3. A meu ver, tanto a proibição quanto a autorização do abortamento são constitucionais. Se de fato se assumir que o feto nos primeiros meses de formação é dotado de vida (do que discordo) e se de fato se assumir que o abortamento é uma violação do direito à vida do feto, então a questão não é concluir diretamente, sem maior discussão, que tal violação é inconstitucional, visto que há no ordenamento jurídico outras violações ao direito à vida que nem por isso são inconstitucionais. A questão é discutir sobre se, no caso dos pais que decidem pelo abortamento, tal suposta violação do direito à vida seria suficientemente justificada.

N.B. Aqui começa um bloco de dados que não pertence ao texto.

# mconati/armour-dev

Hardware: AMD Instinct MI355X
Metric: planning iterations/sec (7-DOF, 100 t-steps, 20 obs) (higher is better)
Workload: dtype f64; 1 GPU; Kinova Gen3 7-DOF, T=100, O=20 box obstacles, 3 concurrent planner(s) x 1308 worlds/GPU/step; obstacles=20, worlds_per_gpu=3924, planners_per_gpu=3, worlds_per_planner=1308, parallelism=world-sharded x1, RCCL all_gather of per-world records

## Files before the change

### armour-dev_amd/armour_amd/__init__.py

```python
from __future__ import annotations

import ctypes
import os

import numpy as np

from .robots import KINOVA
from .worlds import csv_world, example_world, make_world, straight_line_waypoint

_HERE = os.path.dirname(os.path.abspath(__file__))
LIB_PATH = os.environ.get("ARMOUR_LIB") or os.path.join(_HERE, "libarmour_hip.so")
NF = 7
_LIB = None
_dp = ctypes.POINTER(ctypes.c_double)


ARMOUR_E_ARG, ARMOUR_E_HIP, ARMOUR_E_CAPACITY, ARMOUR_E_STATE, ARMOUR_E_INTERNAL = -1, -2, -3, -4, -5


class ArmourError(RuntimeError):
    pass


class Config(ctypes.Structure):
# ... 607 lines not shown
        lk = np.zeros((self.T, self.NJ), dtype=np.int32)
        tq = np.zeros((self.T, NF), dtype=np.int32)
        _check(lib().armour_get_monomial_counts(self.h, w, lk.ctypes.data_as(ctypes.POINTER(ctypes.c_int)),
                                                tq.ctypes.data_as(ctypes.POINTER(ctypes.c_int))))
        return lk, tq

    OCCUPANCY = ("arena_hashes", "arena_rows", "operator_terms", "link_monomials", "torque_monomials",
                 "worlds_retried", "worlds_failed")

    def occupancy(self):
        n = len(self.OCCUPANCY)
        used = (ctypes.c_longlong * n)()
        caps = (ctypes.c_longlong * n)()
        rc = lib().armour_get_reach_occupancy(self.h, used, caps, n)
        _check(min(0, rc))
        return {k: (int(used[i]), int(caps[i])) for i, k in enumerate(self.OCCUPANCY)}

    def reach_span_ms(self):
        v = ctypes.c_double()
        _check(lib().armour_get_reach_span(self.h, ctypes.byref(v)))
        return v.value

    def plane_cache_stats(self):
        keys = ("planes_kept", "pairs", "blocks_cached", "blocks", "max_per_pair", "pool_records", "box_misses")
        out = (ctypes.c_longlong * len(keys))()
        _check(min(0, lib().armour_get_plane_cache_stats(self.h, out, len(keys))))
        return {k: int(out[i]) for i, k in enumerate(keys)}

    def torque_radius(self, w):
        r = np.zeros((self.T, NF))
        _check(lib().armour_get_torque_radius(self.h, w, _ptr(r)))
        return r


def run_episodes(planner, worlds, goals, max_steps, track=None, **config):
    st = planner.episode_begin(worlds, goals, **config)
    if track is not None:
        planner.episode_track(**track)
    running = int(np.sum(st["status"] == 0))
    for _ in range(int(max_steps)):
        if running == 0:
            break
        running, _, _ = planner.episode_step()
    st = planner.episode_states()
    out = dict(status=st["status"], steps=st["steps"], clearance=st["clearance"])
    if track is not None:
        out["tracked"] = planner.episode_tracked()
# ... 39 lines not shown
```

### armour-dev_amd/csrc/nlp.h

```cpp
#pragma once
#include "reach.h"

namespace armour {

constexpr int EVAL_THREADS = 256;
constexpr int ROW_THREADS = 256;
constexpr int MAX_FILTER = 64;
constexpr int KA = 56;
constexpr int KA2 = 8;

struct IpmOpts {
    double tol = 1e-4;
    int max_iter = 100;
    double mu0 = 0.1;
    double kappa_eps = 10.0;
    double kappa_mu = 0.2;
    double theta_mu = 1.5;
    double tau_min = 0.99;
    double bound_push = 1e-2;
    double eta = 1e-4;
    int max_ls = 10;
    double kappa_sigma = 1e10;
    double s_max = 100.0;
    double inf_bound = 1e19;
// ... 56 lines not shown
    WorldState* ws;
    int* flags;
    const int* wl;
    int* wl_run;
    int* wl_search;
    unsigned* cnt;
    int ls0;
    const unsigned* lcount;
    unsigned* lcount_out;
    unsigned* lrun_out;
    int* nrun_flag;
    int* bt_flag;
    int K;
    double *gs, *fs, *partial_s;
    int b_in_cs;
    int resto;
    int rflag;
    int* rl_app;
    int* pend_flag;
    int pcache;
    int pcready;
    long pc_pool;
    double* pc;
    uint16_t* pcp;
    unsigned* pcoff;
    unsigned char* pcok;
    unsigned long long* pcbase;
    unsigned* pcnext;
    const int* Ow;
};
constexpr int EV_MAXK = 9;
constexpr int PC_K = 12;
constexpr double PC_XBOX = 1.0 + 1e-6;
constexpr double PC_RADF = 1.0001;
constexpr double PC_MARGIN = 1e-9;

AD int world_of(const NlpDev& d, int b) { return d.wl ? d.wl[b] : b; }

AD long gidx(const NlpDev& d, int slot, int w, long r) { return ((long)slot * d.W + w) * d.m + r; }

struct Shape {
    int O, m, R, nblk;
};
template <bool MX>
AD Shape shape_of(const NlpDev& d, int w) {
    if constexpr (MX) {
        const int O = d.Ow[w];
        const int m = d.nt + d.T * d.NJ * O + 4 * NF;
        const int R = m + NF;
        return Shape{O, m, R, (R + d.chunk - 1) / d.chunk};
    } else {
        return Shape{d.O, d.m, d.R, d.nblk};
    }
}

// ... 2 lines not shown
```

### armour-dev_amd/csrc/nlp_kernels.hip

```cpp
#include "nlp.h"

namespace armour {

__device__ inline double wave_max(double v) {
#pragma unroll
    for (int m = 1; m < 64; m <<= 1) v = fmax(v, xor_f64(v, m));
    return v;
}
__device__ inline double wave_min(double v) {
#pragma unroll
    for (int m = 1; m < 64; m <<= 1) v = fmin(v, xor_f64(v, m));
    return v;
}
template <int N>
__device__ inline void block_reduce_n(double (&v)[N], const int (&kinds)[N], double* lds, double* out) {
    const int wave = threadIdx.x >> 6, nw = blockDim.x >> 6;
#pragma unroll
    for (int g = 0; g < N; g += 8) {
#pragma unroll
        for (int i = g; i < (g + 8 < N ? g + 8 : N); i++)
            v[i] = kinds[i] == 0 ? wave_sum(v[i]) : kinds[i] == 1 ? wave_max(v[i]) : wave_min(v[i]);
        if ((threadIdx.x & 63) == 0) {
#pragma unroll
            for (int i = g; i < (g + 8 < N ? g + 8 : N); i++) lds[wave * N + i] = v[i];
// ... 346 lines not shown
    const unsigned long long u = __builtin_bit_cast(unsigned long long, x);
    return (u >> 63) ? ~u : (u | 0x8000000000000000ull);
}
__device__ inline double dkey(unsigned long long k) {
    return __builtin_bit_cast(double, (k >> 63) ? (k & 0x7FFFFFFFFFFFFFFFull) : ~k);
}
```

Como disse, sou favorável à descriminalização, mas não sou desses que acham que todo argumento contrário ao abortamento é apenas um monte de preconceitos religiosos de pessoas cujas idéias seguem presas a um passado medieval. Pelo contrário, acho muitos argumentos contra o aborto bastante bem estruturados e aceitáveis, embora, no fim das contas, prefira os argumentos do lado oposto. Gostaria de ver uma discussão eclarecida sobre isso, um debate nacional em que a própria sociedade pudesse rever suas posições habituais e se perguntar que tipo de tratamento devemos dar à questão à luz das nossas melhores crenças morais. Se, após um longo debate, meu lado saísse perdedor, ok, fazer o quê?, democracia é assim mesmo. Mas o que me angustia é que esse debate seja simplesmente bloqueado antes de ocorrer, que sofra esse constante "abortamento" sob argumentos que são para lá de discutíveis. Por isso quis expressar minha posição a respeito.

Abraços!

Yúdice Andrade disse...

André, teu texto merece destaque maior. Virou postagem.